• Dataset entries:
# ALRhub/fancy_gym

Measured on AMD Instinct MI355X. Metric: MP trajectories/sec (7-DoF, 5 basis, 100 steps) at 1/2/4/8 GPUs; % roofline, higher is better.
Workload: dtype f32; 1 GPU; cfg2: ProDMP 7-DoF, 5 basis(+goal), 100 steps, exp phase tau=1.5, alpha=10; trajectory (pos, vel) + PD tracking-controller actions, fused; batch_per_gpu=4096, global_batch=4096, launch=hipgraph

## Files before the change

fancy_gym_amd/_lib.py:

```python
from __future__ import annotations

import ctypes as C
import os
from typing import Optional

_HERE = os.path.dirname(os.path.abspath(__file__))
LIB_PATH = os.environ.get("MPK_LIB") or os.path.join(_HERE, "libmpk.so")

MPK_ABI_VERSION = 4
MP_TYPES = {"promp": 0, "dmp": 1, "prodmp": 2}
PHASE_TYPES = {"linear": 0, "exp": 1}
BASIS_TYPES = {"rbf": 0, "zero_rbf": 1, "prodmp": 2}
CTRL_TYPES = {"motor": 0, "velocity": 1, "position": 2}
PLANT_TYPES = {"static": 0, "double_integrator": 1, "velocity_direct": 2}

MPK_EINVAL, MPK_ENOTIMPL, MPK_EHIP, MPK_ERANGE, MPK_ENODEV, MPK_ECOMM = -1, -2, -3, -4, -5, -6
MPK_COMM_ID_BYTES = 128
MPK_OPT_AUTO = -1
RELATIVE_GOAL_MODES = {"before_scale": 0, "after_scale": 1}
GOAL_OFFSET_MODES = {"ignore": 0, "add": 1}
SINGLE_RBF_MODES = {"unit_gap": 0, "refuse": 1}
DMP_FIRST_SAMPLE_MODES = {"init": 0, "step": 1}
REWARD_TYPES = {None: 0, "none": 0, "simple_reacher": 1}
AGG_MODES = {"sum": 0, "mean": 1, "last": 2}
OPTION_KEYS = ("mapping", "bulk", "quad", "pd_quad", "write_through", "ipw", "phase", "phase_table", "phase_chunk",
               "pd_simple", "split", "lds_pad", "pipe", "flat", "phase_flat", "ring", "ring_np", "ring_ns", "ring_m", "ring_dbg", "ring_parts", "tiles_wpb", "serial_order", "ring_nc", "pd_generic", "dmp_response", "ablations", "ring_tb", "pd_helper", "phase_waves", "phase_split", "phase_pipe", "pd_pipe", "hole_sampled", "vjp_generic")


class MPKLibraryError(RuntimeError):
    """libmpk.so is missing / failed to load / reported a HIP failure."""


class mpk_config(C.Structure):
    _fields_ = [
        ("abi_version", C.c_int32), ("device", C.c_int32),
        ("mp_type", C.c_int32), ("phase_type", C.c_int32), ("basis_type", C.c_int32),
        ("num_dof", C.c_int32), ("num_basis", C.c_int32), ("num_basis_outside", C.c_int32),
        ("num_basis_zero_start", C.c_int32), ("num_basis_zero_goal", C.c_int32),
        ("learn_tau", C.c_int32), ("learn_delay", C.c_int32),
        ("auto_scale_basis", C.c_int32), ("relative_goal", C.c_int32),
        ("disable_goal", C.c_int32), ("disable_weights", C.c_int32),
        ("pre_compute_length_factor", C.c_int32),
        ("relative_goal_mode", C.c_int32), ("goal_offset_mode", C.c_int32), ("single_rbf_mode", C.c_int32),
        ("dmp_first_sample", C.c_int32), ("reserved0", C.c_int32),
        ("tau", C.c_double), ("delay", C.c_double), ("alpha_phase", C.c_double),
        ("tau_bound", C.c_double * 2), ("delay_bound", C.c_double * 2),
        ("basis_bandwidth_factor", C.c_double), ("basis_alpha", C.c_double), ("basis_dt", C.c_double),
        ("weights_scale", C.c_double), ("goal_scale", C.c_double), ("dmp_alpha", C.c_double),
        ("dt", C.c_double), ("duration", C.c_double), ("goal_offset", C.c_double),
    ]


class mpk_rollout_cfg(C.Structure):
    _fields_ = [
        ("controller_type", C.c_int32), ("plant_type", C.c_int32), ("dt", C.c_double),
        ("p_gains", C.POINTER(C.c_double)), ("d_gains", C.POINTER(C.c_double)),
        ("act_low", C.POINTER(C.c_double)), ("act_high", C.POINTER(C.c_double)),
    ]


class mpk_validity_gate(C.Structure):
    _fields_ = [
        ("pos_low", C.POINTER(C.c_double)), ("pos_high", C.POINTER(C.c_double)),
        ("check_tau_delay", C.c_int32), ("reserved0", C.c_int32),
        ("tau_bound", C.c_double * 2), ("delay_bound", C.c_double * 2),
        ("raw_params", C.c_void_p), ("valid", C.c_void_p), ("penalty", C.c_void_p),
    ]


class mpk_hole_task(C.Structure):
    _fields_ = [
        ("collision_penalty", C.c_double), ("allow_self_collision", C.c_int32), ("allow_wall_collision", C.c_int32),
        ("steps_before_reward", C.c_int32), ("rew_fct", C.c_int32),
    ]


HOLE_REW_FCTS = {"simple": 0, "vel_acc": 1, "unbounded": 2}


def hole_rew_fct(rew_fct: str, steps_before_reward: int) -> int:
    if rew_fct not in HOLE_REW_FCTS:
        raise ValueError("Unknown reward function {}".format(rew_fct))
    if rew_fct != "simple" and int(steps_before_reward) != 199:
        raise ValueError(f"rew_fct {rew_fct!r} pays at the reference's step 199: steps_before_reward must be 199, "
                         f"got {steps_before_reward}")
    return HOLE_REW_FCTS[rew_fct]


RESET_ENVS = {"simple_reacher": 0, "hole_reacher": 1}


class mpk_reacher_reset_task(C.Structure):
    _fields_ = [
        ("env", C.c_int32), ("random_start", C.c_int32), ("target", C.c_double * 2),
        ("hole_width", C.c_double), ("hole_x", C.c_double), ("hole_depth", C.c_double),
        ("seed_base", C.c_uint64), ("seed_base_given", C.c_int32), ("reserved0", C.c_int32), ("reserved1", C.c_int64 * 2),
    ]
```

• Directions:
Retype all of the records above without a single alteration.

• Exercise result:
# ALRhub/fancy_gym

Measured on AMD Instinct MI355X. Metric: MP trajectories/sec (7-DoF, 5 basis, 100 steps) at 1/2/4/8 GPUs; % roofline, higher is better.
Workload: dtype f32; 1 GPU; cfg2: ProDMP 7-DoF, 5 basis(+goal), 100 steps, exp phase tau=1.5, alpha=10; trajectory (pos, vel) + PD tracking-controller actions, fused; batch_per_gpu=4096, global_batch=4096, launch=hipgraph

## Files before the change

fancy_gym_amd/_lib.py:

```python
from __future__ import annotations

import ctypes as C
import os
from typing import Optional

_HERE = os.path.dirname(os.path.abspath(__file__))
LIB_PATH = os.environ.get("MPK_LIB") or os.path.join(_HERE, "libmpk.so")

MPK_ABI_VERSION = 4
MP_TYPES = {"promp": 0, "dmp": 1, "prodmp": 2}
PHASE_TYPES = {"linear": 0, "exp": 1}
BASIS_TYPES = {"rbf": 0, "zero_rbf": 1, "prodmp": 2}
CTRL_TYPES = {"motor": 0, "velocity": 1, "position": 2}
PLANT_TYPES = {"static": 0, "double_integrator": 1, "velocity_direct": 2}

MPK_EINVAL, MPK_ENOTIMPL, MPK_EHIP, MPK_ERANGE, MPK_ENODEV, MPK_ECOMM = -1, -2, -3, -4, -5, -6
MPK_COMM_ID_BYTES = 128
MPK_OPT_AUTO = -1
RELATIVE_GOAL_MODES = {"before_scale": 0, "after_scale": 1}
GOAL_OFFSET_MODES = {"ignore": 0, "add": 1}
SINGLE_RBF_MODES = {"unit_gap": 0, "refuse": 1}
DMP_FIRST_SAMPLE_MODES = {"init": 0, "step": 1}
REWARD_TYPES = {None: 0, "none": 0, "simple_reacher": 1}
AGG_MODES = {"sum": 0, "mean": 1, "last": 2}
OPTION_KEYS = ("mapping", "bulk", "quad", "pd_quad", "write_through", "ipw", "phase", "phase_table", "phase_chunk",
               "pd_simple", "split", "lds_pad", "pipe", "flat", "phase_flat", "ring", "ring_np", "ring_ns", "ring_m", "ring_dbg", "ring_parts", "tiles_wpb", "serial_order", "ring_nc", "pd_generic", "dmp_response", "ablations", "ring_tb", "pd_helper", "phase_waves", "phase_split", "phase_pipe", "pd_pipe", "hole_sampled", "vjp_generic")


class MPKLibraryError(RuntimeError):
    """libmpk.so is missing / failed to load / reported a HIP failure."""


class mpk_config(C.Structure):
    _fields_ = [
        ("abi_version", C.c_int32), ("device", C.c_int32),
        ("mp_type", C.c_int32), ("phase_type", C.c_int32), ("basis_type", C.c_int32),
        ("num_dof", C.c_int32), ("num_basis", C.c_int32), ("num_basis_outside", C.c_int32),
        ("num_basis_zero_start", C.c_int32), ("num_basis_zero_goal", C.c_int32),
        ("learn_tau", C.c_int32), ("learn_delay", C.c_int32),
        ("auto_scale_basis", C.c_int32), ("relative_goal", C.c_int32),
        ("disable_goal", C.c_int32), ("disable_weights", C.c_int32),
        ("pre_compute_length_factor", C.c_int32),
        ("relative_goal_mode", C.c_int32), ("goal_offset_mode", C.c_int32), ("single_rbf_mode", C.c_int32),
        ("dmp_first_sample", C.c_int32), ("reserved0", C.c_int32),
        ("tau", C.c_double), ("delay", C.c_double), ("alpha_phase", C.c_double),
        ("tau_bound", C.c_double * 2), ("delay_bound", C.c_double * 2),
        ("basis_bandwidth_factor", C.c_double), ("basis_alpha", C.c_double), ("basis_dt", C.c_double),
        ("weights_scale", C.c_double), ("goal_scale", C.c_double), ("dmp_alpha", C.c_double),
        ("dt", C.c_double), ("duration", C.c_double), ("goal_offset", C.c_double),
    ]


class mpk_rollout_cfg(C.Structure):
    _fields_ = [
        ("controller_type", C.c_int32), ("plant_type", C.c_int32), ("dt", C.c_double),
        ("p_gains", C.POINTER(C.c_double)), ("d_gains", C.POINTER(C.c_double)),
        ("act_low", C.POINTER(C.c_double)), ("act_high", C.POINTER(C.c_double)),
    ]


class mpk_validity_gate(C.Structure):
    _fields_ = [
        ("pos_low", C.POINTER(C.c_double)), ("pos_high", C.POINTER(C.c_double)),
        ("check_tau_delay", C.c_int32), ("reserved0", C.c_int32),
        ("tau_bound", C.c_double * 2), ("delay_bound", C.c_double * 2),
        ("raw_params", C.c_void_p), ("valid", C.c_void_p), ("penalty", C.c_void_p),
    ]


class mpk_hole_task(C.Structure):
    _fields_ = [
        ("collision_penalty", C.c_double), ("allow_self_collision", C.c_int32), ("allow_wall_collision", C.c_int32),
        ("steps_before_reward", C.c_int32), ("rew_fct", C.c_int32),
    ]


HOLE_REW_FCTS = {"simple": 0, "vel_acc": 1, "unbounded": 2}


def hole_rew_fct(rew_fct: str, steps_before_reward: int) -> int:
    if rew_fct not in HOLE_REW_FCTS:
        raise ValueError("Unknown reward function {}".format(rew_fct))
    if rew_fct != "simple" and int(steps_before_reward) != 199:
        raise ValueError(f"rew_fct {rew_fct!r} pays at the reference's step 199: steps_before_reward must be 199, "
                         f"got {steps_before_reward}")
    return HOLE_REW_FCTS[rew_fct]


RESET_ENVS = {"simple_reacher": 0, "hole_reacher": 1}


class mpk_reacher_reset_task(C.Structure):
    _fields_ = [
        ("env", C.c_int32), ("random_start", C.c_int32), ("target", C.c_double * 2),
        ("hole_width", C.c_double), ("hole_x", C.c_double), ("hole_depth", C.c_double),
        ("seed_base", C.c_uint64), ("seed_base_given", C.c_int32), ("reserved0", C.c_int32), ("reserved1", C.c_int64 * 2),
    ]
```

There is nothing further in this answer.